Saved entries

▼

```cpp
template <int K, bool TANGENT>
static int run_chains(Handle* h, const double* stats, const double* S, int kind, double v, double l, double s, long M, long D,
                      Ws w, int* info, hipStream_t st, bool& use_bcr, int part = 0, bool scale_alpha = true, FusedFin* fin = nullptr) {
  double t_enter = 0.0;
  if (debug_env().host_times) { timespec ts; clock_gettime(CLOCK_MONOTONIC, &ts); t_enter = ts.tv_sec * 1e6 + ts.tv_nsec * 1e-3; }
  KuuCoefs2 cf;
  for (int t = 0; t < ASVGP_MAX_KUU_TERMS; ++t) cf.c[t] = cf.dc[t] = 0.0;
  int rc = asvgp_matern_coeffs(kind, v, l, cf.c, cf.dc, &cf.n);
  if (rc) return rc;
  const long E = (long)(K + 1) * M;
  const double* A = stats;
  const double* b = stats ? stats + E : nullptr;
  const long nb = (M + K - 1) / K;
  const int algo = h->band_algo;
  const bool have_plan = h->plan && prior_plan_M(h->plan) == M && prior_plan_k(h->plan) == K && prior_plan_terms(h->plan) == cf.n;
  if ((algo == 3 || algo == 4) && !have_plan) { set_error("band algorithms 3 and 4 need asvgp_prior_plan_1d for this (M, k, kernel)"); return ASVGP_ERR_BAD_ARG; }
  size_t ldsK = sizeof(double) * (TANGENT ? bcr_lds_doubles<Dual, K, 0>(nb) : bcr_lds_doubles<double, K, 0>(nb));
  size_t ldsP = sizeof(double) * bcr_lds_doubles<double, K, 1>(nb);
  bool planned = have_plan && (algo == 0 || algo == 3 || algo == 4);
  size_t lds_bytes = planned ? ldsP : (ldsK > ldsP ? ldsK : ldsP);
  bool fits = lds_bytes <= 160 * 1024 - 256;
  bool big = false;
  constexpr bool HAS_BIG = (K <= 5);
  if (HAS_BIG && !fits) {
    size_t bK = sizeof(double) * (TANGENT ? bcr_lds_doubles<Dual, K, 0, true>(nb) : bcr_lds_doubles<double, K, 0, true>(nb));
    size_t bP = sizeof(double) * bcr_lds_doubles<double, K, 1, true>(nb);
    size_t bb = planned ? bP : (bK > bP ? bK : bP);
    if (bb <= 160 * 1024 - 256) { big = true; fits = true; lds_bytes = bb; }
  }
  use_bcr = (algo == 2 || algo == 3 || algo == 4 || (algo == 0 && fits));
  planned = planned && use_bcr;
  if (part != 0 && (!use_bcr || planned)) {
    if (part == 1) return ASVGP_OK;
    part = 0;
  }
  if (planned) {
    const int n_rec = prior_plan_nrec(h->plan);
    bool use_mfma = false;
    KuuInterior ki;
    if constexpr (K == BM_B) {
      use_mfma = (algo == 0 || algo == 4) && D == 1 && nb <= 512 && TANGENT && fin != nullptr &&
                 sizeof(double) * bcr_mfma_lds_doubles(nb) <= 160 * 1024 && sizeof(double) * bcr_mfma_pre_lds_doubles(nb, n_rec) <= 160 * 1024;
      if (use_mfma) {
        prior_plan_interior_kuu(h->plan, cf.c, ki.k, &ki.lo, &ki.hi, ki.bnd);
        use_mfma = ki.hi > ki.lo;
        if (use_mfma) {
          double bnd2[2 * PRIOR_BND_DIAGS * PRIOR_BND];
          long lo2 = 0, hi2 = 0;
          prior_plan_interior_kuu(h->plan, cf.dc, ki.dk, &lo2, &hi2, bnd2);
          ki.dk_tab = (ki.lo <= KI_DKB && M - ki.hi <= KI_DKB) ? 1 : 0;
          for (int sd = 0; sd < 2; ++sd)
            for (int d = 0; d <= K; ++d)
              for (int cI = 0; cI < KI_DKB; ++cI)
                ki.dkb[(sd * 5 + d) * KI_DKB + cI] = bnd2[(size_t)(sd * PRIOR_BND_DIAGS + d) * PRIOR_BND + cI];
        }
      }
    }
    if (algo == 4 && !use_mfma) {
      set_error("band algorithm 4 (matrix-core chains) needs k = 4, D = 1, M <= 2048, Toeplitz static bands and the ELBO + gradient entry point");
      return ASVGP_ERR_UNSUPPORTED;
    }
    if (h->ahead_req && !use_mfma) { set_error("launch-ahead exists for the matrix-core launch only (k = 4, D = 1, M <= 2048, planned prior chain)"); return ASVGP_ERR_UNSUPPORTED; }
    if (!use_mfma && !fits) { set_error("BCR needs %zu B of LDS", lds_bytes); return ASVGP_ERR_LDS_CAPACITY; }
    unsigned long long seq = 0;
    int slot = 0;
    double t_acq0 = 0.0, t_acq1 = 0.0;
    if (debug_env().host_times) { timespec ts; clock_gettime(CLOCK_MONOTONIC, &ts); t_acq0 = ts.tv_sec * 1e6 + ts.tv_nsec * 1e-3; }
    double* tab = handle_table_acquire(h, &seq, &slot);
    if (debug_env().host_times) { timespec ts; clock_gettime(CLOCK_MONOTONIC, &ts); t_acq1 = ts.tv_sec * 1e6 + ts.tv_nsec * 1e-3; }
    const bool gpu_fwd = h->prior_forward_gpu;
    const double* tab_k = h->tab_dev + (size_t)slot * h->slot_doubles;
    const unsigned long long* dd_ready = nullptr;
    if (gpu_fwd) {
      double* t = nullptr;
      rc = handle_prior_dd_forward(h, cf.c, cf.dc, slot, st, &t, nullptr, use_mfma ? seq : 0ull, use_mfma ? &dd_ready : nullptr);
      if (rc) return rc;
      tab_k = t;
    }
    size_t lds_pre = sizeof(double) * bcr_pre_lds_doubles(K, n_rec);
    if (lds_pre > lds_bytes) lds_bytes = lds_pre;
    FusedFin ff{};
    if (fin) { ff = *fin; ff.finalize = 1; fin->finalize = -1; }
    ff.n_helpers = (int)((M + 255) / 256 < 6 ? (M + 255) / 256 : 6);
    ff.split = 0; ff.xchg = nullptr;
    ff.assembled = reinterpret_cast<unsigned*>(w.fin + 20);
    ff.debug_no_assembly = debug_env().no_assembly;
    ff.debug_stamps = debug_env().chain_stamps;
    const long spin_limit = debug_env().spin_limit;
    if constexpr (K == BM_B) {
      if (use_mfma) {
        size_t lb = sizeof(double) * bcr_mfma_lds_doubles(nb), lk = sizeof(double) * bcr_mfma_pre_lds_doubles(nb, n_rec);
        if (lk > lb) lb = lk;
        if (sizeof(double) * FIN_LDS_DOUBLES > lb) lb = sizeof(double) * FIN_LDS_DOUBLES;
        auto kern = elbo_chains_mfma_kernel<K>;
        static size_t lds_granted[16] = {0};
        size_t& granted = lds_granted[h->device & 15];
        if (lb > granted) {
          hipError_t e = hipFuncSetAttribute(reinterpret_cast<const void*>(kern), hipFuncAttributeMaxDynamicSharedMemorySize, (int)lb);
          if (e != hipSuccess) { set_error("hipFuncSetAttribute: %s", hipGetErrorString(e)); return ASVGP_ERR_LDS_CAPACITY; }
          granted = lb;
        }
        if (h->mirror_dev) { ff.mirror = h->mirror_dev; ff.mirror_seq = ++h->mirror_seq; h->mirror_pending = ff.mirror_seq; }
        if (nb >= 128 && !debug_env().no_split) {
          ff.split = 1;
          ff.xchg = w.LP;
        }
        ff.n_helpers = 0;
        const bool plan_first = debug_env().plan_first != 0;
        const bool host_times = debug_env().host_times != 0;
        auto now_us = []() { timespec ts; clock_gettime(CLOCK_MONOTONIC, &ts); return ts.tv_sec * 1e6 + ts.tv_nsec * 1e-3; };
        const double t0 = host_times ? now_us() : 0.0;
        if (plan_first && !gpu_fwd) (void)prior_plan_eval(h->plan, cf.c, cf.dc, tab);
        const ThetaBox* box_k = nullptr;
        if (h->ahead_req) {
          if (gpu_fwd || plan_first) { set_error("launch-ahead needs the host forward pass (asvgp_set_prior_forward(h, 0))"); return ASVGP_ERR_UNSUPPORTED; }
          static_assert(sizeof(ThetaBox) <= BOX_BYTES, "theta box");
          if (!h->box_host) {
            if (hipHostMalloc(&h->box_host, BOX_BYTES * TAB_SLOTS, hipHostMallocMapped | hipHostMallocPortable | hipHostMallocCoherent) != hipSuccess ||
                hipHostGetDevicePointer(&h->box_dev, h->box_host, 0) != hipSuccess) {
              if (h->box_host) { (void)hipHostFree(h->box_host); h->box_host = nullptr; }
              set_error("launch-ahead: pinned allocation failed: %s", hipGetErrorString(hipGetLastError()));
              return ASVGP_ERR_HIP;
            }
            memset(h->box_host, 0, BOX_BYTES * TAB_SLOTS);
          }
// ... 589 lines not shown
```

Baseline: 131,200.

## Factor 4x4 diagonal blocks once per lane before MFMA rounds in wide levels

In the MFMA block cyclic-reduction solver, wide levels now get a separate pre-pass. Each lane factors one whole 4x4 diagonal block and writes its L^-1 entries to LDS, instead of all 16 lanes of a block redundantly running the same Cholesky and picking out one entry. The slab area becomes one shared double-buffered region that also holds the L^-1 records, rounds are processed in pairs, and the log-det accumulation is restricted to one lane per block. This removes redundant scalar Cholesky work but adds extra LDS barriers and round trips per level. The LDS budget check now also counts the kernel's static LDS.

```diff
diff --git a/asvgp_amd/csrc/bcr_mfma.hpp b/asvgp_amd/csrc/bcr_mfma.hpp
--- a/asvgp_amd/csrc/bcr_mfma.hpp
+++ b/asvgp_amd/csrc/bcr_mfma.hpp
@@ -9,35 +9,50 @@
 constexpr int BM_GAT = 0, BM_GBT = 16, BM_DINV = 32, BM_SD = 48, BM_CAT = 64, BM_CBT = 80, BM_W = 96, BM_DG = 100, BM_REC = 104;
 
 __host__ __device__ inline size_t bcr_mfma_ws_doubles(long nb) { return (size_t)nb * BM_REC + 64; }
+constexpr int BM_SLAB = 40;
+constexpr int BM_SLABS = 2 * 64 * BM_SLAB;
+constexpr int BM_LREC = 260;
+static_assert(10 * BM_LREC <= BM_SLABS, "the L^-1 records of a wide level live in the slab area");
 __host__ __device__ inline size_t bcr_mfma_lds_doubles(long nb) {
-  return (size_t)((nb + 1) / 2 + 1) * 32 + (size_t)nb * 4 + 96 + (size_t)(BM_THREADS / 64) * 4 * 40 + (size_t)(nb / 8 + 2) * 52;
+  return (size_t)((nb + 1) / 2 + 1) * 32 + (size_t)nb * 4 + 96 + (size_t)BM_SLABS + (size_t)(nb / 8 + 2) * 52;
 }
 
 __device__ __forceinline__ double bm_mfma(double a, double b, double c) { return __builtin_amdgcn_mfma_f64_4x4x4f64(a, b, c, 0, 0, 0); }
 
+struct BmChol {
+  double l10, l20, l30, l21, l31, l32, i0, i1, i2, i3;
+  __device__ __forceinline__ void factor(const double (&d)[10], double& dprod, int& badj) {
+    double l00, l11, l22, l33;
+    Num<double>::sqrt_inv(d[0], l00, i0);
+    badj = !(d[0] > 0.0) ? 1 : 0;
+    l10 = d[1] * i0; l20 = d[3] * i0; l30 = d[6] * i0;
+    double s = fma(-l10, l10, d[2]);
+    badj = (!(s > 0.0) && !badj) ? 2 : badj;
+    Num<double>::sqrt_inv(s, l11, i1);
+    l21 = fma(-l20, l10, d[4]) * i1;
+    l31 = fma(-l30, l10, d[7]) * i1;
+    s = fma(-l21, l21, fma(-l20, l20, d[5]));
+    badj = (!(s > 0.0) && !badj) ? 3 : badj;
+    Num<double>::sqrt_inv(s, l22, i2);
+    l32 = fma(-l31, l21, fma(-l30, l20, d[8])) * i2;
+    s = fma(-l32, l32, fma(-l31, l31, fma(-l30, l30, d[9])));
+    badj = (!(s > 0.0) && !badj) ? 4 : badj;
+    Num<double>::sqrt_inv(s, l33, i3);
+    dprod = (l00 * l11) * (l22 * l33);
+  }
+  __device__ __forceinline__ void column(int lo, double (&z)[4]) const {
+    z[0] = (lo == 0) ? i0 : 0.0;
+    z[1] = fma(-l10, z[0], (lo == 1) ? 1.0 : 0.0) * i1;
+    z[2] = fma(-l21, z[1], fma(-l20, z[0], (lo == 2) ? 1.0 : 0.0)) * i2;
+    z[3] = fma(-l32, z[2], fma(-l31, z[1], fma(-l30, z[0], (lo == 3) ? 1.0 : 0.0))) * i3;
+  }
+};
 __device__ __forceinline__ double bm_chol_linv(const double (&d)[10], int hi, int lo, double& dprod, int& badj) {
-  double l00, i0, l10, l20, l30, l11, i1, l21, l31, l22, i2, l32, l33, i3;
-  Num<double>::sqrt_inv(d[0], l00, i0);
-  badj = !(d[0] > 0.0) ? 1 : 0;
-  l10 = d[1] * i0; l20 = d[3] * i0; l30 = d[6] * i0;
-  double s = fma(-l10, l10, d[2]);
-  badj = (!(s > 0.0) && !badj) ? 2 : badj;
-  Num<double>::sqrt_inv(s, l11, i1);
-  l21 = fma(-l20, l10, d[4]) * i1;
-  l31 = fma(-l30, l10, d[7]) * i1;
-  s = fma(-l21, l21, fma(-l20, l20, d[5]));
-  badj = (!(s > 0.0) && !badj) ? 3 : badj;
-  Num<double>::sqrt_inv(s, l22, i2);
-  l32 = fma(-l31, l21, fma(-l30, l20, d[8])) * i2;
-  s = fma(-l32, l32, fma(-l31, l31, fma(-l30, l30, d[9])));
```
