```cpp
int gr_lighting(gr_ctx *ctx, gr_stream stream, const gr_lighting_args *args)
{
	if (!ctx)
		return GR_ERR_INVALID_ARGUMENT;
	GR_CHECK_ARG(ctx, args != nullptr);
	GR_CHECK_IMAGE(ctx, &args->hdr, GR_HDR_FORMATS);
	const uint32_t W = args->hdr.width, H = args->hdr.height;
	const bool b10 = args->hdr.format == GR_FORMAT_B10G11R11_UFLOAT_PACK32;
	const uint32_t hdr_bpp = gr_format_texel_bytes(args->hdr.format);
	GR_CHECK_IMAGE(ctx, &args->emissive, args->hdr.format, W, H);
	GR_CHECK_IMAGE(ctx, &args->albedo, GR_FORMAT_R8G8B8A8_SRGB, W, H);
	GR_CHECK_IMAGE(ctx, &args->normal, GR_FORMAT_A2B10G10R10_UNORM_PACK32, W, H);
	GR_CHECK_IMAGE(ctx, &args->pbr, GR_FORMAT_R8G8_UNORM, W, H);
	GR_CHECK_IMAGE(ctx, &args->depth, GR_FORMAT_D32_SFLOAT, W, H);
	const bool clustered = (args->flags & GR_LIGHTING_CLUSTERED_BIT) != 0 && args->cluster.num_lights > 0;
	if (clustered)
	{
		GR_CHECK_ARG(ctx, args->transforms && args->bitmask && args->range);
		GR_CHECK_ARG(ctx, args->cluster.num_lights <= GR_MAX_LIGHTS_BINDLESS);
		GR_CHECK_ARG(ctx, args->cluster.resolution_xy[0] > 0 && args->cluster.resolution_xy[1] > 0);
	}

	const bool ao = (args->flags & GR_LIGHTING_AMBIENT_OCCLUSION_BIT) != 0;
	if (ao)
	{
		GR_CHECK_ARG(ctx, (args->flags & GR_LIGHTING_AMBIENT_FALLBACK_BIT) != 0);
		GR_CHECK_IMAGE(ctx, &args->ambient_occlusion, GR_FORMAT_R8_UNORM);
	}
	const RowSpan span = resolve_rows(args->rows.count ? &args->rows : nullptr, H);
	if (span.count() == 0)
		return GR_OK;
	GR_CHECK_ARG(ctx, uint64_t(args->hdr.pitch_bytes) * H <= 0xffffffffull && uint64_t(args->emissive.pitch_bytes) * H <= 0xffffffffull);

	KernelArgs k = fill_kernel_args(args, ctx, clustered);
	k.row_first = int(span.first);
	k.row_end = int(span.end);
	k.block_row0 = int(span.first / LIGHT_TILE);
	static const int px_pref = []() {
		const char *env = gr_measurement_switch("GR_LIGHTING_PX");
		return env && atoi(env) == 1 ? 1 : 2;
	}();
	const bool pairs_aligned = (W & 1u) == 0 && is_aligned(&args->depth, 8u) && is_aligned(&args->albedo, 8u) && is_aligned(&args->normal, 8u) &&
	                           is_aligned(&args->pbr, 4u) && is_aligned(&args->emissive, 2u * hdr_bpp) && is_aligned(&args->hdr, 2u * hdr_bpp);
	const int px = pairs_aligned ? px_pref : 1;
	const LdsPolicy lds = lds_policy(px, args->flags);
	k.list_words = lds.list_words;

// ... 22 lines not shown
```

include/granite_hip.h:

```cpp
#ifndef GRANITE_HIP_H_
#define GRANITE_HIP_H_

#include <stddef.h>
#include <stdint.h>

#ifdef __cplusplus
extern "C" {
#endif

#define GR_ABI_VERSION 1
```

▲

Copy out each line from the preceding entries that mentions the word "auto".

        auto kern = elbo_chains_mfma_kernel<K>;
        auto now_us = []() { timespec ts; clock_gettime(CLOCK_MONOTONIC, &ts); return ts.tv_sec * 1e6 + ts.tv_nsec * 1e-3; };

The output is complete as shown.